True quantitative analysis improves the research and development cost and clinical test risk of drug, while reducing medicine as a result, workload is very heavy
The market competitiveness of object.
Using prior paraffin microtomy or frozen section technique production pathological section, then now current pathological diagnosis is still
Using manually direct diagosis makes diagnostic result in turn under the microscope;The method low efficiency, subjectivity is strong, and accuracy rate compared with
The low cellular and tissue-pathology changing condition for being unable to fully reflection animal model.
Summary of the invention
The purpose of the present invention is to provide network model analysis platform and construction method based on artificial intelligence number pathology,
With solve existing door paraffin section technology or frozen section technique production pathological section, after by manually directly readding under the microscope
Piece makes diagnostic result method low efficiency in turn, and subjectivity is strong, and the lower cell for being unable to fully reflection animal model of accuracy rate
The problem of histopathologic change situation.

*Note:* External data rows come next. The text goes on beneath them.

+        int max_index = 0;
+        double tmp;
+        val = 0.0;
+        tmp = fabs(m11) * rc1;
+        if (tmp >= val) { val = tmp; max_index = 1; }
+        tmp = fabs(m21) * rc2;
+        if (tmp >= val) { val = tmp; max_index = 2; }
+        if (max_index == 2) {
+            double t;
+            t = m21; m21 = m11; m11 = t;
+            t = m22; m22 = m12; m12 = t;
+        }
+        idx1 = max_index;
+        if (VGA_COEFS_LEAN & 2) { pivot = refined_reciprocal(m11); tmp = quotient(1.0, pivot); }
+        else tmp = 1.0 / m11;
+        m21 *= tmp;
+        tmp = m22;
+        tmp -= m21 * m12;
+        m22 = tmp;
+
+        double mn = 1.0e10, mx = 0.0;
+        tmp = fabs(m11);
+        if (tmp < mn) mn = tmp;
+        if (tmp > mx) mx = tmp;
+        tmp = fabs(m22);
+        if (tmp < mn) mn = tmp;
+        if (tmp > mx) mx = tmp;
+        if (lu_ratio_below_1e10(mn, mx)) return rec;
+    }
+
+    {
+        double tmp;
+        int xx = 0;
+        tmp = get3(vec, idx1);
+        set3(vec, idx1, vec[1]);
+        if (xx != 0) {  }
+        else if (tmp != 0.0) xx = 1;
+        vec[1] = tmp;
+        tmp = vec[2];
+        if (xx != 0) {
+            if (xx == 1) tmp -= vec[1] * m21;
+        } else if (tmp != 0.0) xx = 2;
+        vec[2] = tmp;
+
+        tmp = vec[2];
+        vec[2] = tmp / m22;
+        tmp = vec[1];
+        tmp -= vec[2] * m12;
+        if (!(VGA_COEFS_LEAN & 2) || VGA_COEFS_ANY(!division_range(tmp))) vec[1] = tmp / m11;
+        else vec[1] = quotient(tmp, pivot);
+        vec[0] = 1.0;
+    }
+
+    {
+        const double v2 = vec[2];
+        const double tmp = 1.0 - (v2 * v2);
+        if (tmp == 0.0) return rec;
+        const double v0 = (vec[0] - (v2 * v2)) / tmp;
+        const double v1 = (vec[1] - (vec[1] * v2)) / tmp;
+        vec[0] = v0;
+        vec[1] = v1;
+        if (fabs(v1) > 1.0) return rec;
+    }
+
+    for (int z = 1; z <= 2; z++) {
+        if (vec[z] >= 1.0) vec[z] = 0.9999999999;
+        else if (vec[z] <= -1.0) vec[z] = -0.9999999999;
+    }
+    rec.r1 = (vec[2] * vec[1]) + vec[1];
+    rec.r2 = vec[2];
+    rec.valid = true;
+    return rec;
+}
+
+VGA_HD void matrix_filter(double r1, double r2, double &d1, double &d2)
+{
+    const double m21 = -r1;
+    const double m22 = -r2;
+    const double val = 1.0 - (m22 * m22);
+    const double m11 = ((m22 * m21) + m21) / val;
+    d1 = 0.0 + m11 * 1.0;
+    d2 = (0.0 + m21 * d1) + m22 * 1.0;
+}
+
+VGA_HD double doubled_for_record(double d) { return (VGA_COEFS_LEAN & 32) ? 2.0 * d : d; }
+VGA_HD double halve_sum(double s2) { return (VGA_COEFS_LEAN & 32) ? 0.5 * s2 : s2; }
+
+template <int EXP>
+VGA_HD int nearest_codeword(double x2, double y2, const double (&cw1)[EXP], const double (&cw2)[EXP], const double (&cw3)[EXP])
+{
+    if (!(VGA_COEFS_LEAN & 32)) { x2 *= 2.0; y2 *= 2.0; }
+    double value = 1.0e30;
+    int idx = 0;
+#pragma unroll
+    for (int i = 0; i < EXP; i++) {
+        const double t = cw1[i] + (x2 * cw2[i]) + (y2 * cw3[i]);
+        idx = t < value ? i : idx;
+#if defined(__HIP_DEVICE_COMPILE__)
+        asm("v_min_f64 %0, %1, %2" : "=v"(value) : "v"(value), "v"(t));
+#else
+        value = t < value ? t : value;
+#endif
+    }
+    return idx;
+}
+
+}
+}
diff --git a/vgaudio_amd/csrc/gcadpcm_kernels.hip b/vgaudio_amd/csrc/gcadpcm_kernels.hip
--- a/vgaudio_amd/csrc/gcadpcm_kernels.hip
+++ b/vgaudio_amd/csrc/gcadpcm_kernels.hip
@@ -1,5 +1,6 @@
 #include "common.hpp"
 #include "gcadpcm_kernels.hpp"
+#include "gc_coefs_core.hpp"
 
 #include <algorithm>
 #include <cstdlib>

To solve the above-mentioned problems, the invention provides the following technical scheme:
A kind of network model analysis platform based on artificial intelligence number pathology includes center management server system, is used for
Scanning device, the editor labeling module, training module, pre- labeling module of pathological section input;The output end and volume of scanning device
The input terminal for collecting labeling module is electrically connected, and the input terminal of the output end and training module of editing labeling module is electrically connected;Training module pair
Digital pathological image network model is trained to form network model after mark;For according to network model to the number not marked
The pre- labeling module that pathological image is labeled is electrically connected with network model.

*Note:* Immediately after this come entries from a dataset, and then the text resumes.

## Software-pipeline halo and weight loads in split-K conv kernel

Adds a prefetching variant of the split-K conv kernel, on by default. It issues the next channel pass's halo loads into registers before the current pass's MFMA work, and loads the next weights right after the barrier. Bias, temb and residual values for the epilogue are also fetched early. Full __syncthreads are replaced with lgkmcnt-only waits plus s_barrier, to hide global-load latency behind compute. The cost is extra register pressure (raw halo, weights and epilogue buffers all live together), which may reduce occupancy.

```diff
diff --git a/universal_speech_enhancement_amd/csrc/use_conv_sk.hip b/universal_speech_enhancement_amd/csrc/use_conv_sk.hip
--- a/universal_speech_enhancement_amd/csrc/use_conv_sk.hip
+++ b/universal_speech_enhancement_amd/csrc/use_conv_sk.hip
@@ -31,7 +31,9 @@
 constexpr int SK_HPMAX = 128;
 constexpr int SK_MT = 64;
 
-template <typename TIN, typename TOUT, int NJ, int CP>
+#define SK_LDS_BARRIER() asm volatile("s_waitcnt lgkmcnt(0)\n\ts_barrier" ::: "memory")
+
+template <typename TIN, typename TOUT, int NJ, int CP, bool PF>
 __global__ __launch_bounds__(512) void conv_sk_kernel(ConvArgs p, int TH, int TW) {
     constexpr int ES = (int)sizeof(TIN);
     constexpr int VEC = 16 / ES;
@@ -57,6 +59,35 @@
     const int HW_ = TW + 2 * pad, HP = HW_ * (TH + 2 * pad);
     const int Ctot = p.C0 + p.C1, XCtot = p.XC0 + p.XC1;
     const bool has_gn = p.coef || p.gn_st0;
+    constexpr int CH = 16 / (int)sizeof(TOUT);
+    constexpr int CPR = NT / CH;
+    constexpr int ITEMS = MT * CPR;
+    constexpr int NIT = (ITEMS + 511) / 512;
+    static_assert(512 % CPR == 0 && (CPR == 4 || CPR == 8 || CPR == 16), "epilogue chunking");
+    TOUT* out = (TOUT*)p.out;
+    const TOUT* res = (const TOUT*)p.res;
+    const int ch = tid % CPR;
+    const int co0 = n0 + ch * CH;
+    const int nvalid = p.Cout - co0;
+    float e_bias[CH], e_temb[CH];
+    uint4 e_res[NIT];
+
+#ifdef USE_HIP_TRACE_BUILD
+    __shared__ unsigned long long trace_s[2][128];
+    const bool tracing = p.trace != nullptr && (int)(blockIdx.x + gridDim.x * blockIdx.z) == p.dbg && blockIdx.y == 0 && lane == 0 && (wave & 3) == 0;
+    int trace_n = 0, trace_pass = 0;
+    unsigned long long* const trace_lds = trace_s[wave >> 2];
+#define SK_STAMP(ID)                                                                                   \
+    if (tracing && trace_n < 64) {                                                                     \
+        trace_lds[2 * trace_n] = (unsigned long long)(ID);                                             \
+        trace_lds[2 * trace_n + 1] = __builtin_readcyclecounter(); ++trace_n;                          \
+    }
+#define SK_TRACE_NEXT_PASS ++trace_pass;
+#else
+#define SK_STAMP(ID)
+#define SK_TRACE_NEXT_PASS
+#endif
+    SK_STAMP(1)
 
     f32x16 acc[MI][NJ];
 #pragma unroll
@@ -75,147 +106,339 @@
         a_off[i] = (ty * HW_ + (m - ty * TW)) * ROWB + (lane >> 5) * 16;
     }
 
-    bool first = true;
-    for (int si = 0; si < 4; ++si) {
-        const bool seg1 = si >= 2;
-        const TIN* src = (const TIN*)(si == 0 ? p.src0 : si == 1 ? p.src1 : si == 2 ? p.x0 : p.x1);
-        const int Cs = si == 0 ? p.C0 : si == 1 ? p.C1 : si == 2 ? p.XC0 : p.XC1;
-        const int cg0 = si == 1 ? p.C0 : si == 3 ? p.XC0 : 0;
-        const char* wbase = seg1 ? (const char*)p.w2 : (const char*)p.w;
-        const int wld = seg1 ? XCtot : Ctot, wtaps = seg1 ? 1 : p.ntaps;
-        const bool use_coef = has_gn && !seg1, use_act = p.act && !seg1;
-        const char* wslab = seg1 ? (const char*)p.w2b : (const char*)p.wb;
+    if constexpr (PF) {
         constexpr int SCK = ES == 4 ? 16 : 32;
-        const int nslabs = wld / SCK;
-        for (int c_loc = 0; c_loc < Cs; c_loc += CP) {
-            const int pc = Cs - c_loc < CP ? Cs - c_loc : CP;
-            const int cpu_ = pc >> 5;
-            const int nunits = wtaps * cpu_;
-            const int c_glob = cg0 + c_loc;
-            const int d_tap = 8 / cpu_, d_chunk = 8 - d_tap * cpu_;
-            const int tap0 = wave / cpu_, chunk0 = wave - tap0 * cpu_;
-            uint4 bw[UMAX][NJ][NP];
-            {
-                int tap = tap0, chunk = chunk0;
-#pragma unroll
-                for (int i = 0; i < UMAX; ++i) {
-                    if (wave + 8 * i < nunits) {
-#pragma unroll
-                        for (int j = 0; j < NJ; ++j) {
-                            int row = n0 + j * 32 + (lane & 31);
-#ifdef USE_HIP_ABLATE
-                            if (p.dbg & 1) row = n0 + j * 32 + (lane & 1);
-#endif
-                            if (wslab) {
-#pragma unroll
-                                for (int q = 0; q < NP; ++q) {
-                                    const int cgl = c_glob + chunk * 32 + (2 * q + (lane >> 5)) * VEC;
-                                    const int slab = cgl / SCK, piece = (cgl % SCK) / VEC;
-                                    bw[i][j][q] = *reinterpret_cast<const uint4*>(
-                                        wslab + (((size_t)tap * nslabs + slab) * p.cout_pad + row) * 64 + ((piece ^ ((row >> 2) & 3)) << 4));
-                                }
-                            } else {
-                                const char* wp = wbase + (((size_t)row * wtaps + tap) * wld + c_glob + chunk * 32) * ES + (lane >> 5) * 16;
-#pragma unroll
-                                for (int q = 0; q < NP; ++q) bw[i][j][q] = *reinterpret_cast<const uint4*>(wp + q * 32);
+        struct SkPass {
+            const TIN* src; const char* wbase; const char* wslab;
+            int Cs, c_loc, c_glob, pc, cpu_, nunits, wld, nslabs, wtaps, d_tap, d_chunk, tap0, chunk0;
+            bool seg1;
+        };
+        typedef uint4 bw_t[UMAX][NJ][NP];
+        typedef uint4 raw_t[NPC];
+        typedef int loff_t[NPC];
+        int nx_si = 0, nx_c = 0;
+        auto next_pass = [&](SkPass& q) -> bool {
+            for (; nx_si < 4; ++nx_si, nx_c = 0) {
+                const int si = nx_si;
+                const int Cs = si == 0 ? p.C0 : si == 1 ? p.C1 : si == 2 ? p.XC0 : p.XC1;
+                if (nx_c >= Cs) continue;
+                q.seg1 = si >= 2;
+                q.src = (const TIN*)(si == 0 ? p.src0 : si == 1 ? p.src1 : si == 2 ? p.x0 : p.x1);
+                q.Cs = Cs; q.c_loc = nx_c;
+                q.c_glob = (si == 1 ? p.C0 : si == 3 ? p.XC0 : 0) + nx_c;
+                q.wbase = q.seg1 ? (const char*)p.w2 : (const char*)p.w;
+                q.wslab = q.seg1 ? (const char*)p.w2b : (const char*)p.wb;
+                q.wld = q.seg1 ? XCtot : Ctot; q.wtaps = q.seg1 ? 1 : p.ntaps;
+                q.nslabs = q.wld / SCK;
+                q.pc = Cs - nx_c < CP ? Cs - nx_c : CP;
+                q.cpu_ = q.pc >> 5;
+                q.nunits = q.wtaps * q.cpu_;
+                q.d_tap = 8 / q.cpu_; q.d_chunk = 8 - q.d_tap * q.cpu_;
+                q.tap0 = wave / q.cpu_; q.chunk0 = wave - q.tap0 * q.cpu_;
+                nx_c += CP;
+                return true;
+            }
+            return false;
+        };
+        auto load_w = [&](const SkPass& q, bw_t& bw) {
+            int tap = q.tap0, chunk = q.chunk0;
+#pragma unroll
+            for (int i = 0; i < UMAX; ++i) {
+                if (wave + 8 * i < q.nunits) {
+#pragma unroll
+                    for (int j = 0; j < NJ; ++j) {
+                        const int row = n0 + j * 32 + (lane & 31);
+                        if (q.wslab) {
+#pragma unroll
+                            for (int u = 0; u < NP; ++u) {
+                                const int cgl = q.c_glob + chunk * 32 + (2 * u + (lane >> 5)) * VEC;
+                                const int slab = cgl / SCK, piece = (cgl % SCK) / VEC;
+                                bw[i][j][u] = *reinterpret_cast<const uint4*>(
+                                    q.wslab + (((size_t)tap * q.nslabs + slab) * p.cout_pad + row) * 64 + ((piece ^ ((row >> 2) & 3)) << 4));
                             }
+                        } else {
+                            const char* wp = q.wbase + (((size_t)row * q.wtaps + tap) * q.wld + q.c_glob + chunk * 32) * ES + (lane >> 5) * 16;
+#pragma unroll
+                            for (int u = 0; u < NP; ++u) bw[i][j][u] = *reinterpret_cast<const uint4*>(wp + u * 32);
                         }
                     }
-                    tap += d_tap; chunk += d_chunk;
-                    if (chunk >= cpu_) { chunk -= cpu_; ++tap; }
-                }
-            }
-            if (first) {
-                if (has_gn) gn_fill_table(coef_s, p, b, Ctot, tid, 512);
-                first = false;
-            }
-            __syncthreads();
-            const int ppp = pc * ES / 16;
+                }
+                tap += q.d_tap; chunk += q.d_chunk;
+                if (chunk >= q.cpu_) { chunk -= q.cpu_; ++tap; }
+            }
+        };
+        auto load_halo = [&](const SkPass& q, raw_t& raw, loff_t& loff) {
+            const int ppp = q.pc * ES / 16;
             const int npieces = HP * ppp;
             const int d_pix = 512 / ppp, d_part = 512 - d_pix * ppp;
             const int d_hy = d_pix / HW_, d_hx = d_pix - d_hy * HW_;
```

Specifically, the signal output end of pre- labeling module comparison input terminal and network model is electrically connected, signal port and instruction
Practice and is connected with correction verification module between module by signal port.
Specifically, the network model analysis platform based on artificial intelligence number pathology further includes center management server system
System, and scanning device are in a wan environment and realize network connection, and the wan environment is to be based on
The domain environment of INTERNET, the center management server system include management server, certificate server, database service
Device, the software to match with the server.
Specifically, the network model analysis platform based on artificial intelligence number pathology further includes for providing pre- mark slice
The quantity of middle various types of cells and the analysis module of situation;Analysis module is electrically connected with pre- labeling module.
Specifically, network model includes sorter network model, target detection network model and semantic segmentation network model;Point
Class network model is used for the tissue typing of pathological image;Target detection network model for HE or IHC image target identification and
Positioning;Semantic segmentation network model organizes for identification, the boundary of cell and profile.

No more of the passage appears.